Busier Hospitals Widen Care Disparities for Black Patients

By Shooshan Danagoulian, PHD
October 4, 2022

This week’s contributor is Shooshan Danagoulian, an assistant professor of economics at Wayne State University. As a health economist, Shooshan’s research focuses on health insurance utilization, health care delivery, emergency department care and environmental health outcomes.

Common wisdom advises us to avoid hospitals on busy days, as we might not get as much attention or care. A recent NBER working paper tests this wisdom, but with a twist: Does quality of care change more for Black than white patients when a hospital is busy? 

The finding: Racial bias may be magnified when a hospital is at capacity. 

Prior studies have shown that medical provider and health care system bias often contributes to lesser care for Black patients: longer wait timesreduced access to technologyreduced use of appropriate pain control. While hospitals generally like to keep busy, the strain on hospital capacity has increased with COVID-19, as more patients seek care. 

Using thousands of admissions to two large hospitals over a period of 15 months – a time frame that included COVID – researchers Manasvini Singh and Atheendar Venkataramani examined changes in in-hospital mortality for Black and white patients when a hospital experienced varying levels of capacity strains, measured by proportion of occupied beds. 

They found that if a Black patient arrived at the hospital at a time of high capacity strain (91-93% of beds filled on average), rather than at a less busy time, they faced a 20% greater likelihood of death compared to white patients. Interestingly, however, the researchers found this widening disparity was not created by an increase in likelihood of Black patient death, but by a decreasing likelihood of white patient death as the strain on capacity increases. This counterintuitive result implies that while Black patients receive the same level of care regardless of capacity strain, white patients receive something additional as capacity strain rises — perhaps more resources or attention.

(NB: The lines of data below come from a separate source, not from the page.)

## Pair shifted dY halo with shifted X to cover 3x3 wgrad taps in three MMAs

Result: no change. 19070, median of 6 (+1.0%).

```diff
diff --git a/ladder-vae-pytorch_b200/csrc/wgrad_tcgen05.cu b/ladder-vae-pytorch_b200/csrc/wgrad_tcgen05.cu
--- a/ladder-vae-pytorch_b200/csrc/wgrad_tcgen05.cu
+++ b/ladder-vae-pytorch_b200/csrc/wgrad_tcgen05.cu
@@ -10,21 +10,31 @@
 constexpr int WG_MAX_PAIRS = 5;
 constexpr int WG_PAIR_SLOTS = 4;
 constexpr int WG_B_SLOTS = 2;
-constexpr int WG_HALO_BYTES = 18 * 16 * 128;
-constexpr int WG_HALO_STAGE_BYTES = WG_HALO_BYTES + WG_BLK_BYTES;
-constexpr int WG_HALO_STAGES = 3;
+constexpr int WG_MAX_STAGES = 6;
+constexpr int WG_HALO_ROW = 16 * 128;
+constexpr int WG_ONES_BYTES = 3072;
+constexpr int WG_SMEM_LIMIT = 227 * 1024;
+constexpr int WG_SMEM_FIXED = 1024 + WG_ONES_BYTES + 256;
+
+enum WgMode { WG_PAIR = 0, WG_HALO = 1, WG_SINGLE = 2 };
 
 struct WgParams {
   int M_total, H, W;
+  int mode;
   int n_pairs;
   int n_bblk;
+  int N;
   int tmem_cols;
   int tiles_per_cta;
   int dy_c0;
-  int halo, tiles_x, tiles_per_img;
+  int ring_bytes;
+  int stages, stage_bytes;
+  int th, tn, tiles_x, tiles_per_img;
   int in_stride;
 
   int8_t a_src[2 * WG_MAX_PAIRS], a_dx[2 * WG_MAX_PAIRS], a_dy[2 * WG_MAX_PAIRS];
+  int8_t b_dx[2 * WG_MAX_PAIRS], b_dy[2 * WG_MAX_PAIRS];
+  int8_t gp_blk[WG_MAX_PAIRS][2][2];
 };
 
 __device__ __forceinline__ uint32_t smem_u32(const void* p) { return (uint32_t)__cvta_generic_to_shared(p); }
@@ -100,23 +110,23 @@
   uint8_t* smem = smem_raw + ((1024u - (smem_u32(smem_raw) & 1023u)) & 1023u);
   uint8_t* sPair = smem;
   uint8_t* sB = sPair + WG_PAIR_SLOTS * 2 * WG_BLK_BYTES;
-  uint8_t* sOnes = p.halo ? smem + WG_HALO_STAGES * WG_HALO_STAGE_BYTES
-                          : sB + WG_B_SLOTS * p.n_bblk * WG_BLK_BYTES;
-  uint64_t* bars = (uint64_t*)(sOnes + WG_BLK_BYTES);
+  uint8_t* sOnes = smem + p.ring_bytes;
+  uint64_t* bars = (uint64_t*)(sOnes + WG_ONES_BYTES);
   uint32_t* tmem_slot = (uint32_t*)(bars + 16);
   const uint32_t bar0 = smem_u32(bars);
   auto BAR = [&](int i) { return bar0 + 8u * (uint32_t)i; };
   const int warp = threadIdx.x >> 5, lane = threadIdx.x & 31;
-  const int n_tiles = p.halo ? (p.M_total / (p.H * p.W)) * p.tiles_per_img : (p.M_total + WG_TILE - 1) / WG_TILE;
+  const int n_tiles = p.mode == WG_HALO ? ((p.M_total / (p.H * p.W) + p.tn - 1) / p.tn) * p.tiles_per_img
+                                        : (p.M_total + WG_TILE - 1) / WG_TILE;
   const int tile_beg = blockIdx.x * p.tiles_per_cta;
   const int tile_end = min(n_tiles, tile_beg + p.tiles_per_cta);
-  const int N = 64 * p.n_bblk;
+  const int accN = 64 * p.n_bblk;
 
   if (threadIdx.x == 0) {
     for (int i = 0; i < 13; ++i) mbar_init(BAR(i), 1);
     asm volatile("fence.mbarrier_init.release.cluster;" ::: "memory");
   }
-  for (int i = threadIdx.x; i < WG_BLK_BYTES / 4; i += WG_THREADS_TC) ((uint32_t*)sOnes)[i] = 0x3F803F80u;
+  for (int i = threadIdx.x; i < WG_ONES_BYTES / 4; i += WG_THREADS_TC) ((uint32_t*)sOnes)[i] = 0x3F803F80u;
   asm volatile("fence.proxy.async.shared::cta;" ::: "memory");
   if (warp == 1) {
     asm volatile("tcgen05.alloc.cta_group::1.sync.aligned.shared::cta.b32 [%0], %1;" ::"r"(smem_u32(tmem_slot)), "r"(p.tmem_cols) : "memory");
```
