# zgchen33/MCGaze

Hardware: AMD Instinct MI355X
Metric: clips/sec (7x3x224x224) (higher is better)
Workload: dtype f16x3; 1 GPU; full multiclue_gaze_r50 forward (R-50 + FPN + 4 decoder stages + gaze head), 64 clips/GPU x 7 frames x 3x224x224, 64 clips/step; clips_per_gpu=64, clip_length=7, global_clips=64, chunk_frames=0, parallelism=single GPU, trunk_streams=2

## Files before the change

include/mcgaze_hip.h:

```cpp
#ifndef MCGAZE_HIP_H
#define MCGAZE_HIP_H

#include <stddef.h>
#include <stdint.h>

#ifdef __cplusplus
extern "C" {
#endif

#define MCG_ABI_VERSION 19

enum { MCG_OK = 0, MCG_ERR_ARG = 1, MCG_ERR_HIP = 2, MCG_ERR_UNSUPPORTED = 3, MCG_ERR_WORKSPACE = 4 };
typedef enum { MCG_F32 = 0, MCG_BF16 = 1, MCG_F16X3 = 2, MCG_F16 = 3 } mcg_dtype;
#define MCG_ELEM_BYTES(dt) (((dt) == MCG_BF16 || (dt) == MCG_F16) ? 2 : 4)
typedef void* mcg_stream;

int mcg_abi_version(void);
const char* mcg_build_id(void);
const char* mcg_last_error(void);
int mcg_device_info(int* cu_count, size_t* hbm_bytes, char* arch, int arch_len);

int mcg_nchw_to_nhwc(mcg_stream s, mcg_dtype dt, const float* src, void* dst, int N, int C, int H, int W);
int mcg_nhwc_to_nchw(mcg_stream s, mcg_dtype dt, const void* src, float* dst, int N, int C, int H, int W);

enum { MCG_RES_NONE = 0, MCG_RES_ADD = 1, MCG_RES_UPSAMPLE_ADD = 2 };
enum {
  MCG_FLAG_STAGED_GEMM = 1,
  MCG_FLAG_NO_SPECIALISED = 2,
  MCG_FLAG_NO_ATTN_BLOCK = 4
};
typedef struct {
  const void* x;
  const void* w;
  const float* bias;
  const void* residual;
  void* y;
  int N, H, W, Cin, Cout, KH, KW, stride, pad;
  int relu;
  int residual_mode;
  int Hr, Wr;
  const void* x2;
  int Cin2, stride2, H2, W2;
  int tile;
  int flags;
  float wscale;
} mcg_conv_desc;
int mcg_conv2d(mcg_stream s, mcg_dtype dt, const mcg_conv_desc* d);

int mcg_bottleneck_x3(mcg_stream s, const float* x, const float* src2, const void* wstream, const float* bias, float* y, float* z,
                      int frames, int H, int W, int cm, int nsrc, int cn, void* trace);

size_t mcg_conv3x3_wino_x3_weight_bytes(int Cin, int Cout, int g);
int mcg_conv3x3_wino_x3(mcg_stream s, const float* x, const void* u, const float* bias, float* y, int frames, int H, int W,
                        int Cin, int Cout, int relu, int tile, float wscale, int g);

int mcg_pointwise_stream(mcg_stream s, mcg_dtype dt, const void* a, const void* wf, const float* bias, const void* res, void* y,
                         int M, int K, int N, int relu, int res_mode, int Ho, int Wo, int Hr, int Wr, float wscale,
                         const int* block_list, const int* block_count, int grid_cap);
int mcg_pointwise_dyn(mcg_stream s, mcg_dtype dt, const void* a, const void* wf, const float* bias, void* y, int M, float wscale, int grid_cap);
int mcg_pointwise_pair(mcg_stream s, mcg_dtype dt, const void* a1, const void* a2, const void* res, const void* w3f, const float* b3,
                       void* y, const void* w1f, const float* b1, void* z, int M, int K2, int C2, int grid_cap);

size_t mcg_stem_workspace_bytes(mcg_dtype dt, int N, int H, int W);
int mcg_stem_forward(mcg_stream s, mcg_dtype dt, const float* img, const void* w_stem, const float* bias,
                     void* y, int N, int H, int W, void* ws, size_t ws_bytes, int flags);

int mcg_roi_align(mcg_stream s, mcg_dtype dt, const void* const feats[4], const int feat_h[4], const int feat_w[4],
                  const int strides[4], int C, const float* boxes, int num_boxes, int boxes_per_frame,
                  void* out, int32_t* levels_out);
int mcg_roi_align_indexed(mcg_stream s, mcg_dtype dt, const void* const feats[4], const int feat_h[4], const int feat_w[4],
                          const int strides[4], int C, const float* boxes, int num_boxes, int boxes_per_frame,
                          const int32_t* frame_of, int pyramid_frames, void* out, int32_t* levels_out);

enum {
  MCG_SW_IN_PROJ_W = 0, MCG_SW_IN_PROJ_B, MCG_SW_OUT_PROJ_W, MCG_SW_OUT_PROJ_B, MCG_SW_ATTN_LN_G, MCG_SW_ATTN_LN_B,
  MCG_SW_DYN_W,
  MCG_SW_DYN_B,
  MCG_SW_NORM_IN_G, MCG_SW_NORM_IN_B, MCG_SW_NORM_OUT_G, MCG_SW_NORM_OUT_B,
  MCG_SW_FC_W, MCG_SW_FC_B, MCG_SW_FC_LN_G, MCG_SW_FC_LN_B, MCG_SW_IIC_LN_G, MCG_SW_IIC_LN_B,
  MCG_SW_FFN1_W, MCG_SW_FFN1_B, MCG_SW_FFN2_W, MCG_SW_FFN2_B, MCG_SW_FFN_LN_G, MCG_SW_FFN_LN_B,
  MCG_SW_CLS_FC_W, MCG_SW_CLS_LN_G, MCG_SW_CLS_LN_B,
  MCG_SW_REG_FC_W,
  MCG_SW_REG_LN_G,
  MCG_SW_REG_LN_B,
  MCG_SW_HEAD_CLS_W,
  MCG_SW_HEAD_CLS_B,
  MCG_SW_HEAD_REG_W,
  MCG_SW_HEAD_REG_B,
  MCG_SW_OUT_PROJ_WF, MCG_SW_CLS_FC_WF,
  MCG_SW_REG_FC_WF,
  MCG_SW_IN_PROJ_WF,
  MCG_SW_DYN_WF,
  MCG_SW_COUNT
};
enum {
  MCG_GW_FC_W = 0,
  MCG_GW_LN_G,
  MCG_GW_LN_B,
  MCG_GW_OUT_W,
  MCG_GW_OUT_B,
  MCG_GW_FUSE_W,
  MCG_GW_FUSE_B,
  MCG_GW_COUNT
};

size_t mcg_stage_workspace_bytes(mcg_dtype dt, int num_frames);
int mcg_stage_forward(mcg_stream s, mcg_dtype dt, const void* const weights[MCG_SW_COUNT], const void* roi_feat,
                      const void* obj_in, const float* boxes_in, int num_frames, int clip_length,
                      void* obj_out, float* boxes_out, float* cls_out, const float bbox_stds[4],
                      void* ws, size_t ws_bytes, int flags);
int mcg_stage_forward_ragged(mcg_stream s, mcg_dtype dt, const void* const weights[MCG_SW_COUNT], const void* roi_feat,
                             const void* obj_in, const float* boxes_in, int num_frames, const int* clip_start, int num_clips,
                             int max_clip_length, void* obj_out, float* boxes_out, float* cls_out, const float bbox_stds[4],
                             void* ws, size_t ws_bytes, int flags);

size_t mcg_gaze_head_workspace_bytes(mcg_dtype dt, int num_frames);
int mcg_gaze_head(mcg_stream s, mcg_dtype dt, const void* const weights[MCG_GW_COUNT], const void* obj,
                  int num_frames, float* gaze_out, void* ws, size_t ws_bytes);

typedef struct {
  const void* w;
  const float* bias;
  int cin, cout, k, stride, pad;
  const void* wf;
  float wscale;
  const void* wf4;
} mcg_conv_weights;

typedef struct {
  const void* wstream;
  const float* bias;
  int conv2_index;
  int cm, c, cn;
  int nsrc;
} mcg_fused_block;

typedef struct {
  int blocks[4];
  mcg_conv_weights stem;
  const mcg_conv_weights* convs;
  int num_convs;
  mcg_conv_weights lateral[4];
  mcg_conv_weights fpn_out[4];
  mcg_conv_weights c3_ds[4];
  const float* init_boxes;
  const void* init_feats;
  int num_stages;
  const void* const* stage_weights;
  const void* const* gaze_weights;
  float bbox_stds[4];
  const mcg_fused_block* fused;
  int num_fused;
} mcg_model_weights;
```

The researchers found this mortality disparity was greatest for Black women and Black uninsured people, two of the most marginalized patient groups, which the authors suggest is evidence of implicit and explicit biases at play. For example, in busier times, health systems may overly rely on biased algorithms to allocate resources or providers may be more susceptible to pressure from patients with the tools to advocate more aggressively for scarce resources.   

The data used in the study limits the generalizability of its findings. The study’s short time-period and its focus on just two hospitals does not allow for wider understanding of care delivered in other settings, nor variability across states and years. 

Still, the researchers concluded that 8.5% of Black deaths in the time period they studied were driven by strains on hospital capacity, and therefore avoidable. Black patients are more likely to access care at under-resourced hospitals, and this study’s results suggest that such chronic capacity strains may be driving the disparity in quality of care provided to these communities.